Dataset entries
□ □ □ □

# RemoteSensingTools/vSmartMOM.jl

Measured on AMD Instinct MI355X. Metric: spectral-points/s (whole node) for rt_run, O2-A band, higher is better.
Workload: dtype f64

## Files before the change

include/vsmartmom_hip.h:

```cpp
#ifndef VSMARTMOM_HIP_H
#define VSMARTMOM_HIP_H

#include <stddef.h>
#include <stdint.h>

#ifdef __cplusplus
extern "C" {
#endif

typedef enum vsm_status {
  VSM_OK = 0,
  VSM_ERR_INVALID_ARG = 1,
  VSM_ERR_UNSUPPORTED = 2,
  VSM_ERR_HIP = 3,
  VSM_ERR_NO_DEVICE = 4
} vsm_status;

typedef enum vsm_iface {
  VSM_IFACE_00 = 0,
  VSM_IFACE_01 = 1,
  VSM_IFACE_10 = 2,
  VSM_IFACE_11 = 3
} vsm_iface;

// ... 172 lines not shown
int vsm_elemental_lin_mix_f64(const vsm_quad_f64* q, int S, int m, int ndoubl, const double* dtau, const double* varpi,
                              const double* tau_sum, const double* F0, int ncomp, int ncomp_total, const double* Zc_pp,
                              const double* Zc_mp, int zsel, const double* fz, int p_layer, const double* dtau_dot,
                              const double* varpi_dot, const double* tau_sum_dot, const double* zdcoef,
                              const vsm_added_f64* added, const vsm_added_lin_f64* added_lin, void* stream);
int vsm_elemental_lin_mix_f32(const vsm_quad_f32* q, int S, int m, int ndoubl, const float* dtau, const float* varpi,
                              const float* tau_sum, const float* F0, int ncomp, int ncomp_total, const float* Zc_pp,
                              const float* Zc_mp, int zsel, const float* fz, int p_layer, const float* dtau_dot,
                              const float* varpi_dot, const float* tau_sum_dot, const float* zdcoef,
                              const vsm_added_f32* added, const vsm_added_lin_f32* added_lin, void* stream);
size_t vsm_doubling_lin_work_elems(int N, int S, int P);
int vsm_doubling_lin_f64(int N, int n_stokes, int S, int ndoubl, double* expk, const double* dtau_dot_all, double mu0,
                         int n_active, const vsm_added_f64* added, const vsm_added_lin_f64* added_lin, double* work,
                         void* stream);
int vsm_doubling_lin_f32(int N, int n_stokes, int S, int ndoubl, float* expk, const float* dtau_dot_all, float mu0,
                         int n_active, const vsm_added_f32* added, const vsm_added_lin_f32* added_lin, float* work,
                         void* stream);
size_t vsm_interaction_lin_work_elems(int N, int S, int P);
int vsm_interaction_lin_f64(int iface, int N, int S, const vsm_composite_f64* comp, const vsm_composite_lin_f64* comp_lin,
                            const vsm_added_f64* added, const vsm_added_lin_f64* added_lin, double* work, void* stream);
int vsm_interaction_lin_f32(int iface, int N, int S, const vsm_composite_f32* comp, const vsm_composite_lin_f32* comp_lin,
                            const vsm_added_f32* added, const vsm_added_lin_f32* added_lin, float* work, void* stream);
int vsm_interaction_lin_range_f64(int iface, int N, int S, const vsm_composite_f64* comp, const vsm_composite_lin_f64* comp_lin,
                                  const vsm_added_f64* added, const vsm_added_lin_f64* added_lin, int p_lo, int p_hi, double* work,
                                  void* stream);
int vsm_interaction_lin_range_f32(int iface, int N, int S, const vsm_composite_f32* comp, const vsm_composite_lin_f32* comp_lin,
                                  const vsm_added_f32* added, const vsm_added_lin_f32* added_lin, int p_lo, int p_hi, float* work,
                                  void* stream);
int vsm_copy_added_to_composite_lin_f64(int N, int S, const vsm_added_lin_f64* added_lin,
                                        const vsm_composite_lin_f64* comp_lin, void* stream);
int vsm_copy_added_to_composite_lin_f32(int N, int S, const vsm_added_lin_f32* added_lin,
                                        const vsm_composite_lin_f32* comp_lin, void* stream);
int vsm_lambertian_surface_lin_f64(const vsm_quad_f64* q, int S, int m, double albedo, int iparam, const double* tau_sum,
                                   const double* tau_sum_dot, int p_layer, const double* F0, const vsm_added_f64* added,
                                   const vsm_added_lin_f64* added_lin, void* stream);
int vsm_lambertian_surface_lin_f32(const vsm_quad_f32* q, int S, int m, float albedo, int iparam, const float* tau_sum,
                                   const float* tau_sum_dot, int p_layer, const float* F0, const vsm_added_f32* added,
                                   const vsm_added_lin_f32* added_lin, void* stream);
int vsm_postprocess_vza_lin_f64(int N, int n_stokes, int S, int nV, int P, const int* row0_h, const double* w_h,
                                const double* Jdot0_m, const double* Jdot0_p, double* Rdot, double* Tdot, void* stream);
int vsm_postprocess_vza_lin_f32(int N, int n_stokes, int S, int nV, int P, const int* row0_h, const float* w_h,
                                const float* Jdot0_m, const float* Jdot0_p, float* Rdot, float* Tdot, void* stream);

int vsm_lambertian_surface_spectral_f64(const vsm_quad_f64* q, int S, int m, const double* albedo, const double* tau_sum,
                                        const vsm_added_f64* added, void* stream);
int vsm_lambertian_surface_spectral_f32(const vsm_quad_f32* q, int S, int m, const float* albedo, const float* tau_sum,
                                        const vsm_added_f32* added, void* stream);

typedef struct vsm_coxmunk_f64 {
  double wind_speed, n_water_re, n_water_im, whitecap_albedo;
  int include_whitecaps, shadowing;
} vsm_coxmunk_f64;
typedef struct vsm_coxmunk_f32 {
  float wind_speed, n_water_re, n_water_im, whitecap_albedo;
  int include_whitecaps, shadowing;
} vsm_coxmunk_f32;
int vsm_coxmunk_reflectance_f64(const vsm_coxmunk_f64* surf, const vsm_quad_f64* q, int m, int nphi, const double* phi,
                                const double* wphi, double* rho, double* drho_dU, void* stream);
int vsm_coxmunk_reflectance_f32(const vsm_coxmunk_f32* surf, const vsm_quad_f32* q, int m, int nphi, const float* phi,
                                const float* wphi, float* rho, float* drho_dU, void* stream);
int vsm_brdf_surface_f64(const vsm_quad_f64* q, int S, int m, const double* rho, const double* tau_sum,
                         const vsm_added_f64* added, void* stream);
int vsm_brdf_surface_f32(const vsm_quad_f32* q, int S, int m, const float* rho, const float* tau_sum,
                         const vsm_added_f32* added, void* stream);
int vsm_brdf_surface_lin_f64(const vsm_quad_f64* q, int S, int m, const double* rho, const double* drho, int iparam,
                             const double* tau_sum, const double* tau_sum_dot, int p_layer, const double* F0,
                             const vsm_added_f64* added, const vsm_added_lin_f64* added_lin, void* stream);
int vsm_brdf_surface_lin_f32(const vsm_quad_f32* q, int S, int m, const float* rho, const float* drho, int iparam,
                             const float* tau_sum, const float* tau_sum_dot, int p_layer, const float* F0,
                             const vsm_added_f32* added, const vsm_added_lin_f32* added_lin, void* stream);
int vsm_interaction_hdrf_f64(const vsm_quad_f64* q, int S, int m, const vsm_composite_f64* comp,
                             const vsm_added_f64* added_surface, double* hdr_J, double* bhr_uw, double* bhr_dw, void* stream);
int vsm_interaction_hdrf_f32(const vsm_quad_f32* q, int S, int m, const vsm_composite_f32* comp,
                             const vsm_added_f32* added_surface, float* hdr_J, float* bhr_uw, float* bhr_dw, void* stream);
int vsm_postprocess_vza_hdrf_f64(int N, int n_stokes, int S, int nV, const int* row0_h, const double* w_h, const double* hdr_J,
                                 double* hdr, void* stream);
int vsm_postprocess_vza_hdrf_f32(int N, int n_stokes, int S, int nV, const int* row0_h, const float* w_h, const float* hdr_J,
                                 float* hdr, void* stream);
int vsm_coxmunk_ss_correction_f64(const vsm_coxmunk_f64* surf, int n_stokes, int S, int nV, const double* mu_v_h,
                                  const double* dphi_h, double mu0, int m_max, int nphi, const double* phi,
                                  const double* wphi, const double* tau_total, double* coef, double* R_SFI, void* stream);
int vsm_coxmunk_ss_correction_f32(const vsm_coxmunk_f32* surf, int n_stokes, int S, int nV, const float* mu_v_h,
                                  const float* dphi_h, float mu0, int m_max, int nphi, const float* phi, const float* wphi,
                                  const float* tau_total, float* coef, float* R_SFI, void* stream);
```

□ □ □ □

Above are the records; copy every line in them that holds the word "struct".

▸ RESULT BELOW
typedef struct vsm_coxmunk_f64 {
typedef struct vsm_coxmunk_f32 {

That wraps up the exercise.